### [WORK TASK]
Give back the lines of the records exactly, starting at the first and ending at the one with "int64_t ldaux, int".

START TASK DATA

extern "C" int mdt_gemm(void* stream, int dtype, int out_dtype, int trans_a, int trans_b, int64_t M, int64_t N,
                        int64_t K, const void* A, int64_t lda, const void* B, int64_t ldb, void* C, int64_t ldc,
                        int epilogue, float alpha, const void* bias, const void* residual, int64_t ldr, void* aux,
                        int64_t ldaux, int split_k, float drop_p, uint64_t drop_seed, float* colsum) {
  MDT_CHECK_ARG(dtype == MDT_F32 || dtype == MDT_BF16, "mdt_gemm: bad dtype %d", dtype);
  MDT_CHECK_ARG(out_dtype == MDT_F32 || out_dtype == MDT_BF16, "mdt_gemm: bad out_dtype %d", out_dtype);
  MDT_CHECK_ARG(M >= 0 && N >= 0 && K >= 0, "mdt_gemm: negative shape");
  if (M == 0 || N == 0) return MDT_OK;
  MDT_CHECK_ARG(A && B && C, "mdt_gemm: null operand");
  MDT_CHECK_ARG(!(epilogue & MDT_EPI_BIAS) || bias, "mdt_gemm: MDT_EPI_BIAS without bias");
  MDT_CHECK_ARG(!(epilogue & MDT_EPI_RESIDUAL) || residual, "mdt_gemm: MDT_EPI_RESIDUAL without residual");
  MDT_CHECK_ARG(!(epilogue & (MDT_EPI_DGELU | MDT_EPI_MULAUX)) || aux, "mdt_gemm: MDT_EPI_DGELU / MDT_EPI_MULAUX without aux");
  MDT_CHECK_ARG(!(epilogue & MDT_EPI_AUX_GRAD) || (epilogue & MDT_EPI_GELU), "mdt_gemm: MDT_EPI_AUX_GRAD needs MDT_EPI_GELU");
  MDT_CHECK_ARG(!(epilogue & MDT_EPI_ATOMIC) || out_dtype == MDT_F32, "mdt_gemm: MDT_EPI_ATOMIC needs fp32 C");
  MDT_CHECK_ARG(dtype == MDT_BF16 || out_dtype == MDT_F32, "mdt_gemm: fp32 inputs need fp32 output");
  if (split_k < 1) split_k = 1;
  MDT_CHECK_ARG(split_k == 1 || (epilogue & MDT_EPI_ATOMIC), "mdt_gemm: split_k > 1 needs MDT_EPI_ATOMIC");
  MDT_CHECK_ARG(!(epilogue & MDT_EPI_DROPOUT) || (drop_p >= 0.f && drop_p < 1.f), "mdt_gemm: dropout p=%f out of [0,1)", drop_p);
  MDT_CHECK_ARG(split_k == 1 || !(epilogue & (MDT_EPI_BIAS | MDT_EPI_GELU | MDT_EPI_RESIDUAL | MDT_EPI_DGELU | MDT_EPI_DROPOUT | MDT_EPI_MULAUX)),
                "mdt_gemm: split_k > 1 supports only the plain accumulate epilogue");
  hipStream_t st = (hipStream_t)stream;
  GemmParams p;
  p.M = M; p.N = N; p.K = K; p.A = A; p.lda = lda; p.B = B; p.ldb = ldb; p.C = C; p.ldc = ldc;
  p.epilogue = epilogue; p.alpha = alpha; p.bias = bias; p.residual = residual; p.ldr = ldr;
  p.aux = aux; p.ldaux = ldaux; p.split_k = split_k;
  MDT_CHECK_ARG(!(epilogue & MDT_EPI_DROPOUT) || M * N < DROP_MAX_ELEMS, "mdt_gemm: dropout site of %lld elements (limit 2^33)", (long long)(M * N));
  p.drop = make_drop((epilogue & MDT_EPI_DROPOUT) ? drop_p : 0.f, drop_seed);
  p.colsum = colsum;
  p.stamps = nullptr;
  p.tile_queue = nullptr;
  p.alpha_dev = p.alpha_dev2 = nullptr;
  p.epilogue |= switches().gemm_diag << 20;
  MDT_CHECK_ARG(!(epilogue & MDT_EPI_COLSUM) || (colsum && split_k == 1), "mdt_gemm: MDT_EPI_COLSUM needs a colsum buffer and split_k == 1");
  MDT_CHECK_ARG(!(epilogue & MDT_EPI_ASUM) || (colsum && trans_a && (epilogue & MDT_EPI_ATOMIC) && !(epilogue & MDT_EPI_COLSUM) && dtype == MDT_BF16 && out_dtype == MDT_F32),
                "mdt_gemm: MDT_EPI_ASUM needs bf16 operands, an fp32 C, trans_a = 1, MDT_EPI_ATOMIC, a colsum buffer and no MDT_EPI_COLSUM");
  const GemmPlan pl = plan_gemm(p, dtype, out_dtype, trans_a, trans_b, num_cus());
  p.k_chunk = pl.k_chunk; p.split_k = pl.split_k; p.tiles_m = pl.tiles_m; p.tiles_n = pl.tiles_n; p.group_n = pl.group_n;
  if (pl.strip_asum && (p.epilogue & MDT_EPI_ASUM)) {
    p.epilogue &= ~MDT_EPI_ASUM;
    if (int e = mdt_colsum(stream, dtype, K, M, A, lda, colsum, nullptr)) return e;
  }
  switch (pl.route) {
    case GemmRoute::generic:
      if (dtype == MDT_F32) return launch_generic<float, float>(st, p, pl.grid, trans_a, trans_b);
      return out_dtype == MDT_F32 ? launch_generic<bf16_t, float>(st, p, pl.grid, trans_a, trans_b)
                                  : launch_generic<bf16_t, bf16_t>(st, p, pl.grid, trans_a, trans_b);
    case GemmRoute::w4s: return launch_w4s(st, p, pl.grid, trans_a, trans_b);
    case GemmRoute::pp256p:
      if (switches().gemm_dynamic && g_tile_queues) {
        static unsigned turn = 0;
        p.tile_queue = g_tile_queues + 16 * (turn++ % (unsigned)g_tile_queue_sets);
      }
      [[fallthrough]];
    case GemmRoute::pp256:
      if (switches().gemm_stamp) {
        const size_t bytes = (size_t)pl.grid.x * pl.grid.z * 32 + 256 * 8;
        if (hipMalloc(&p.stamps, bytes) != hipSuccess) { (void)hipGetLastError(); p.stamps = nullptr; }
        else (void)hipMemsetAsync(p.stamps, 0, bytes, st);
      }
      break;
    default: break;
  }
  const int e = out_dtype == MDT_F32 ? launch_gemm<float>(st, p, pl.route, pl.grid, trans_a, trans_b)
                                     : launch_gemm<bf16_t>(st, p, pl.route, pl.grid, trans_a, trans_b);
  if (p.stamps) {
    if (e == MDT_OK) report_stamps(p.stamps, (size_t)pl.grid.x * pl.grid.z, p);
    (void)hipFree(p.stamps);
  }
  return e;
}

extern "C" size_t mdt_gemm_tile_queue_bytes(void) { return (size_t)512 * 16 * sizeof(int); }

extern "C" int mdt_gemm_set_tile_queue(void* zeroed_device_buffer, size_t bytes) {
  if (zeroed_device_buffer == nullptr) { g_tile_queues = nullptr; g_tile_queue_sets = 0; return MDT_OK; }
  MDT_CHECK_ARG(bytes >= 16 * sizeof(int) && ((uintptr_t)zeroed_device_buffer & 3) == 0, "mdt_gemm_set_tile_queue: buffer too small / unaligned");
  g_tile_queues = (int*)zeroed_device_buffer;
  g_tile_queue_sets = (int)(bytes / (16 * sizeof(int)));
  return MDT_OK;
}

END TASK DATA

### [OUTPUT FOR THIS TASK]
extern "C" int mdt_gemm(void* stream, int dtype, int out_dtype, int trans_a, int trans_b, int64_t M, int64_t N,
                        int64_t K, const void* A, int64_t lda, const void* B, int64_t ldb, void* C, int64_t ldc,
                        int epilogue, float alpha, const void* bias, const void* residual, int64_t ldr, void* aux,
                        int64_t ldaux, int split_k, float drop_p, uint64_t drop_seed, float* colsum) {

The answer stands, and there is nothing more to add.